• [Directions for this task]: Using the listing below, extract each line that has the word "void" in it.

• [Data provided]:

# zhong-yy/volpick

Measured on AMD Instinct MI355X. Metric: waveform-windows/sec, higher is better.
Workload: dtype f32 (exact 3xbf16 split products, fp32 accumulate)

## Files before the change

volpick_amd/csrc/conv_b3.h:

```cpp
#pragma once
#include "bf16.h"
#include "conv_lds.h"

namespace vp {

typedef __bf16 bf16x8_b3 __attribute__((ext_vector_type(8)));

template <int C>
struct B3Image {
  static constexpr int CS = C + 8;
  bf16_t* img;
  int ps, c0;
};

__device__ __forceinline__ void b3_split(const float v, unsigned short& h, unsigned short& m, unsigned short& l) {
  h = to_bf16(v);
  const float r1 = v - from_bf16(h);
  m = to_bf16(r1);
  l = to_bf16(r1 - from_bf16(m));
}
__device__ __forceinline__ void b3_store4(bf16_t* img, const int ps, const int cs, const int col, const int ch, const float (&v)[4]) {
  const unsigned h0 = pack_bf16x2(v[0], v[1]), h1 = pack_bf16x2(v[2], v[3]);
  const float r0 = v[0] - bf16_lo(h0), r1 = v[1] - bf16_hi(h0), r2 = v[2] - bf16_lo(h1), r3 = v[3] - bf16_hi(h1);
  const unsigned m0 = pack_bf16x2(r0, r1), m1 = pack_bf16x2(r2, r3);
// ... 245 lines not shown
template <int C, int NC>
__device__ void b3c_dump(const bf16_t* img, const int c0, const int L, float* dst, const long ls, const int tid, const int nth) {
  using Q = B3Chunk<C, NC>;
  for (int k = tid; k < C * L; k += nth) {
    const int c = k / L, t = k - c * L;
    const bf16_t* p = img + (c >> 3) * Q::CHS + (t + c0) * 8 + (c & 7);
    dst[c * ls + t] = from_bf16(p[0]) + (from_bf16(p[Q::PS]) + from_bf16(p[2 * Q::PS]));
  }
}
#ifndef B3_EXP
#define B3_EXP 0
#endif
template <int C, int NC>
__device__ __forceinline__ void b3c_store4(bf16_t* img, const int col, const int quad, const float (&v)[4]) {
  using Q = B3Chunk<C, NC>;
  if (B3_EXP & 16) {
    asm volatile("" ::"v"(v[0]), "v"(v[1]), "v"(v[2]), "v"(v[3]));
    return;
  }
  const unsigned h0 = pack_bf16x2(v[0], v[1]), h1 = pack_bf16x2(v[2], v[3]);
  const float r0 = v[0] - bf16_lo(h0), r1 = v[1] - bf16_hi(h0), r2 = v[2] - bf16_lo(h1), r3 = v[3] - bf16_hi(h1);
  const unsigned m0 = pack_bf16x2(r0, r1), m1 = pack_bf16x2(r2, r3);
  const unsigned l0 = pack_bf16x2(r0 - bf16_lo(m0), r1 - bf16_hi(m0)), l1 = pack_bf16x2(r2 - bf16_lo(m1), r3 - bf16_hi(m1));
  bf16_t* p = img + (quad >> 1) * Q::CHS + col * 8 + (quad & 1) * 4;
  if (B3_EXP & 32) p = img + (quad >> 1) * Q::CHS + ((col >> 5) * 16 + (threadIdx.x & 15)) * 4;
  if (B3_EXP & 4) {
    asm volatile("" ::"v"(h0), "v"(h1), "v"(m0), "v"(m1), "v"(l0), "v"(l1), "v"(p));
    return;
  }
  *reinterpret_cast<uint2*>(p) = make_uint2(h0, h1);
  *reinterpret_cast<uint2*>(p + Q::PS) = make_uint2(m0, m1);
  *reinterpret_cast<uint2*>(p + 2 * Q::PS) = make_uint2(l0, l1);
}
template <int C, int NC, int TAPS>
__device__ __forceinline__ const bf16_t* b3c_lane_ptr(const bf16_t* img, const int col0, const int lane) {
  using G = B3Steps<C, TAPS>;
  const int g = lane >> 4;
  return img + (G::ch_of_lane(g) / 8) * B3Chunk<C, NC>::CHS + (col0 + (lane & 15) + G::tap_of_lane(g)) * 8;
}
struct B3NoSlot {
  __device__ __forceinline__ void operator()(int) const {}
};
template <int C, int NC, int TAPS, int NB, class Finish, class Slot = B3NoSlot>
__device__ __forceinline__ void b3c_mac_tiles(const bf16_t* p, const uint4 (&a)[B3Steps<C, TAPS>::STEPS * 3], Finish finish, Slot slot = Slot()) {
  using G = B3Steps<C, TAPS>;
  using Q = B3Chunk<C, NC>;
  constexpr int STEPS = G::STEPS;
  constexpr int AHEAD = 2, NBUF = AHEAD + 1, PAIRS = STEPS * NB;
  uint4 b[NBUF][3];
  auto load_b = [&](const int i) {
    const int s = i % STEPS, j = i / STEPS;
    const int off = ((C >= 32 ? s / G::KS : s * G::TPK) + j * 16) * 8 + (C >= 32 ? (s % G::KS) * 4 * Q::CHS : 0);
#pragma unroll
    for (int pc = 0; pc < 3; ++pc) b[i % NBUF][pc] = *reinterpret_cast<const uint4*>(p + pc * Q::PS + off);
  };
#pragma unroll
  for (int i = 0; i < AHEAD && i < PAIRS; ++i) load_b(i);
  f32x4 prev = {0.f, 0.f, 0.f, 0.f};
#pragma unroll
  for (int j = 0; j < NB; ++j) {
    f32x4 acc = {0.f, 0.f, 0.f, 0.f};
    __builtin_amdgcn_sched_barrier(0);
    if (j > 0) finish(j - 1, prev);
#pragma unroll
    for (int s = 0; s < STEPS; ++s) {
      const int i = j * STEPS + s;
// ... 27 lines not shown
      for (int pc = 0; pc < 3; ++pc) b[i & 1][h][pc] = *reinterpret_cast<const uint4*>(p + pc * Q::PS + off);
    }
  };
  load_b(0);
  f32x4 prev0 = {0.f, 0.f, 0.f, 0.f}, prev1 = prev0;
#pragma unroll
  for (int jp = 0; jp < NB / 2; ++jp) {
    f32x4 acc0 = {0.f, 0.f, 0.f, 0.f}, acc1 = acc0;
    __builtin_amdgcn_sched_barrier(0);
    if (jp > 0) {
      finish(2 * jp - 2, prev0);
      finish(2 * jp - 1, prev1);
    }
#pragma unroll
    for (int s = 0; s < STEPS; ++s) {
      const int i = jp * STEPS + s;
      if (i + 1 < PAIRS) load_b(i + 1);
      slot(i);
      constexpr int WP[6] = {2, 1, 0, 1, 0, 0}, XP[6] = {0, 1, 2, 0, 1, 0};
#pragma unroll
      for (int t = 0; t < 6; ++t) {
        acc0 = __builtin_amdgcn_mfma_f32_16x16x32_bf16(__builtin_bit_cast(bf16x8_b3, a[s * 3 + WP[t]]),
                                                      __builtin_bit_cast(bf16x8_b3, b[i & 1][0][XP[t]]), acc0, 0, 0, 0);
        acc1 = __builtin_amdgcn_mfma_f32_16x16x32_bf16(__builtin_bit_cast(bf16x8_b3, a[s * 3 + WP[t]]),
                                                      __builtin_bit_cast(bf16x8_b3, b[i & 1][1][XP[t]]), acc1, 0, 0, 0);
      }
    }
    __builtin_amdgcn_sched_barrier(0);
    prev0 = acc0;
    prev1 = acc1;
  }
  finish(NB - 2, prev0);
  finish(NB - 1, prev1);
}

template <int C, int NC, int TAPS, int NB>
__device__ __forceinline__ void b3c_mac_tiles_acc(const bf16_t* p, const uint4 (&a)[B3Steps<C, TAPS>::STEPS * 3], f32x4 (&acc)[NB]) {
  using G = B3Steps<C, TAPS>;
  using Q = B3Chunk<C, NC>;
  constexpr int STEPS = G::STEPS;
  constexpr int AHEAD = 1, NBUF = AHEAD + 1, PAIRS = STEPS * NB;
  uint4 b[NBUF][3];
  auto load_b = [&](const int i) {
    const int s = i % STEPS, j = i / STEPS;
    const int off = ((C >= 32 ? s / G::KS : s * G::TPK) + j * 16) * 8 + (C >= 32 ? (s % G::KS) * 4 * Q::CHS : 0);
#pragma unroll
    for (int pc = 0; pc < 3; ++pc) b[i % NBUF][pc] = *reinterpret_cast<const uint4*>(p + pc * Q::PS + off);
  };
  load_b(0);
#pragma unroll
  for (int j = 0; j < NB; ++j) {
#pragma unroll
    for (int s = 0; s < STEPS; ++s) {
      const int i = j * STEPS + s;
      if (i + AHEAD < PAIRS) load_b(i + AHEAD);
      __builtin_amdgcn_sched_barrier(0);
      constexpr int WP[6] = {2, 1, 0, 1, 0, 0}, XP[6] = {0, 1, 2, 0, 1, 0};
#pragma unroll
      for (int t = 0; t < 6; ++t)
        acc[j] = __builtin_amdgcn_mfma_f32_16x16x32_bf16(__builtin_bit_cast(bf16x8_b3, a[s * 3 + WP[t]]),
                                                        __builtin_bit_cast(bf16x8_b3, b[i % NBUF][XP[t]]), acc[j], 0, 0, 0);
      __builtin_amdgcn_sched_barrier(0);
    }
  }
}

// ... 72 lines not shown
```

volpick_amd/csrc/eqt_dec03.hip:

```cpp
#include <type_traits>

#include "conv_b3.h"
#include "conv_lds.h"
#include "eqt_kernels.h"
#include "net.h"

namespace vp {

namespace {

constexpr int D03_NTH = 512, D03_WAVES = 8;
using D_0 = LdsLayer<16, 0, 64, 2, 3, 1, -1, 0, 3, 1>;
using D_1 = LdsLayer<64, 0, 64, 2, 3, 1, -1, 0, 6, 1>;
using D_2 = LdsLayer<64, 0, 32, 2, 3, 1, -1, 0, 6, 1>;
using D_3 = LdsLayer<32, 0, 32, 2, 5, 1, -2, 0, 6, 1>;
constexpr int L0 = 47, L1 = 94, L2 = 188, L3 = 375, L4 = 750;
constexpr int C0 = 48, C1 = 96, C2 = 192, C3 = 384;
constexpr int S0 = 80, S1 = 112, S2 = 208, S3 = 400, BI = 4;
static_assert(S0 >= BI + C0 + 1 && S1 >= BI + 2 * C0 + 1 && S1 >= BI + C1 + 1 && S2 >= BI + 2 * C1 + 1 && S2 >= BI + C2 + 1 &&
                  S3 >= BI + 2 * C2 + 2 && S3 >= BI + C3 + 2,
              "image widths");
static_assert(S0 % 32 == 16 && S1 % 32 == 16 && S2 % 32 == 16 && S3 % 32 == 16, "bank-conflict-free strides");
constexpr int OFF0 = 0, OFF1 = OFF0 + 16 * S0, OFF2 = OFF1 + 64 * S1, OFF3 = OFF2 + 64 * S2, D03_LDS_FLOATS = OFF3 + 32 * S3;
static_assert(D03_LDS_FLOATS * 4 <= 160 * 1024 && OFF1 % 4 == 0 && OFF2 % 4 == 0 && OFF3 % 4 == 0, "LDS budget");

constexpr int B3_X1_NC = 112, B3_X2_NC = 208;
using QX1 = B3Chunk<64, B3_X1_NC>;
using QX2 = B3Chunk<64, B3_X2_NC>;
constexpr int B3_X1_PS = QX1::PS, B3_X2_PS = QX2::PS;
static_assert(B3_X1_NC >= C1 + 3 && B3_X2_NC >= C2 + 3, "every column stages 1 / 2 read has a place");
constexpr int B3_OFF_X2 = 0, B3_OFF_R = 3 * B3_X2_PS * 2;
constexpr int B3_OFF_X0 = B3_OFF_R, B3_OFF_X1 = B3_OFF_X0 + 16 * S0 * 4, B3_OFF_X3 = B3_OFF_R;
constexpr int B3_X3_NC = 400, B3_X3_C0 = 2;
using QX3 = B3Chunk<32, B3_X3_NC>;
constexpr int B3_OFF_EDGE = B3_OFF_X3 + 3 * QX3::PS * 2;
constexpr int B3_LDS_BYTES = B3_OFF_EDGE + D03_WAVES * 64 * 4;
static_assert(B3_X3_NC >= C3 + 4 + 0 && B3_X3_NC >= L3 + B3_X3_C0, "every column stage 3 reads has a place");
static_assert(B3_OFF_X1 + 3 * B3_X1_PS * 2 <= B3_LDS_BYTES && B3_LDS_BYTES <= 160 * 1024 && B3_OFF_R % 16 == 0 && B3_OFF_X1 % 16 == 0,
              "LDS budget of the bf16-piece variant");

struct Dec03Args {
  const float* x;
  int ls_x;
  long ws_x;
  float* y;
  int ls_y;
  long ws_y;
  const float* af[4];
  const float* bs[4];
  long af_stride[4];
  const uint4* af3[3];
  long af3_stride[3];
  const float* edge_w;
  const float* edge_b;
  int B, n_rows;
  int even_split;
  unsigned long long* clk;
};
struct Dec03DumpArgs : Dec03Args {
  float* dbg[3];
  int dbg_ls[3];
  long dbg_ws[3];
};

template <int S>
struct RowStore {
  float* img;
  unsigned len;
  __device__ __forceinline__ void operator()(int co, int t, float v) const { img[co * S + t] = ((unsigned)t < len) ? v : 0.f; }
  __device__ __forceinline__ bool all_valid(int t0, int t1) const { return (unsigned)t1 < len; }
// ... 27 lines not shown
          *reinterpret_cast<float2*>(row + t) =
              make_float2(fmaxf(acc[j][rr] + biasv[rr], 0.f), fmaxf(acc[j][rr + 1] + biasv[rr + 1], 0.f));
      }
    }
  }
};

struct Stage0Pieces {
  static constexpr bool custom_block_epilogue = true;
  bf16_t* img;
  __device__ __forceinline__ void quad(const int co, const int t, const float (&v)[4]) const {
    const float z[4] = {t < L1 ? v[0] : 0.f, t < L1 ? v[1] : 0.f, t < L1 ? v[2] : 0.f, t < L1 ? v[3] : 0.f};
    b3c_store4<64, B3_X1_NC>(img, t + 1, co >> 2, z);
  }
  template <class L>
  __device__ __forceinline__ void block_epilogue(const f32x4 (&acc)[L::NB], const float (&biasv)[4], const int mt, const int colb,
                                                 const int g, const int n) const {
    static_assert(L::P == 2 && L::RELU == 1 && L::OUT_OFF == 0 && L::COUT == 64, "stage 0 of the decoder");
#pragma unroll
    for (int j = 0; j < L::NB; ++j) {
      float v[4];
#pragma unroll
      for (int r = 0; r < 4; ++r) v[r] = fmaxf(acc[j][r] + biasv[r], 0.f);
      this->quad((mt & 3) * 16 + 4 * g, 2 * (colb + j * 16 + n) + (mt >> 2), v);
    }
  }
};
struct ClipQuad {
  bf16_t* img;
  int hi;
  __device__ __forceinline__ void quad(const int co, const int t, const float (&v)[4]) const {
    if (t < hi) b3c_store4<32, B3_X3_NC>(img, t + B3_X3_C0, co >> 2, v);
  }
};
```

• [Task result]:
__device__ __forceinline__ void b3_split(const float v, unsigned short& h, unsigned short& m, unsigned short& l) {
__device__ __forceinline__ void b3_store4(bf16_t* img, const int ps, const int cs, const int col, const int ch, const float (&v)[4]) {
__device__ void b3c_dump(const bf16_t* img, const int c0, const int L, float* dst, const long ls, const int tid, const int nth) {
__device__ __forceinline__ void b3c_store4(bf16_t* img, const int col, const int quad, const float (&v)[4]) {
  __device__ __forceinline__ void operator()(int) const {}
__device__ __forceinline__ void b3c_mac_tiles(const bf16_t* p, const uint4 (&a)[B3Steps<C, TAPS>::STEPS * 3], Finish finish, Slot slot = Slot()) {
__device__ __forceinline__ void b3c_mac_tiles_acc(const bf16_t* p, const uint4 (&a)[B3Steps<C, TAPS>::STEPS * 3], f32x4 (&acc)[NB]) {
  __device__ __forceinline__ void operator()(int co, int t, float v) const { img[co * S + t] = ((unsigned)t < len) ? v : 0.f; }
  __device__ __forceinline__ void quad(const int co, const int t, const float (&v)[4]) const {
  __device__ __forceinline__ void block_epilogue(const f32x4 (&acc)[L::NB], const float (&biasv)[4], const int mt, const int colb,
  __device__ __forceinline__ void quad(const int co, const int t, const float (&v)[4]) const {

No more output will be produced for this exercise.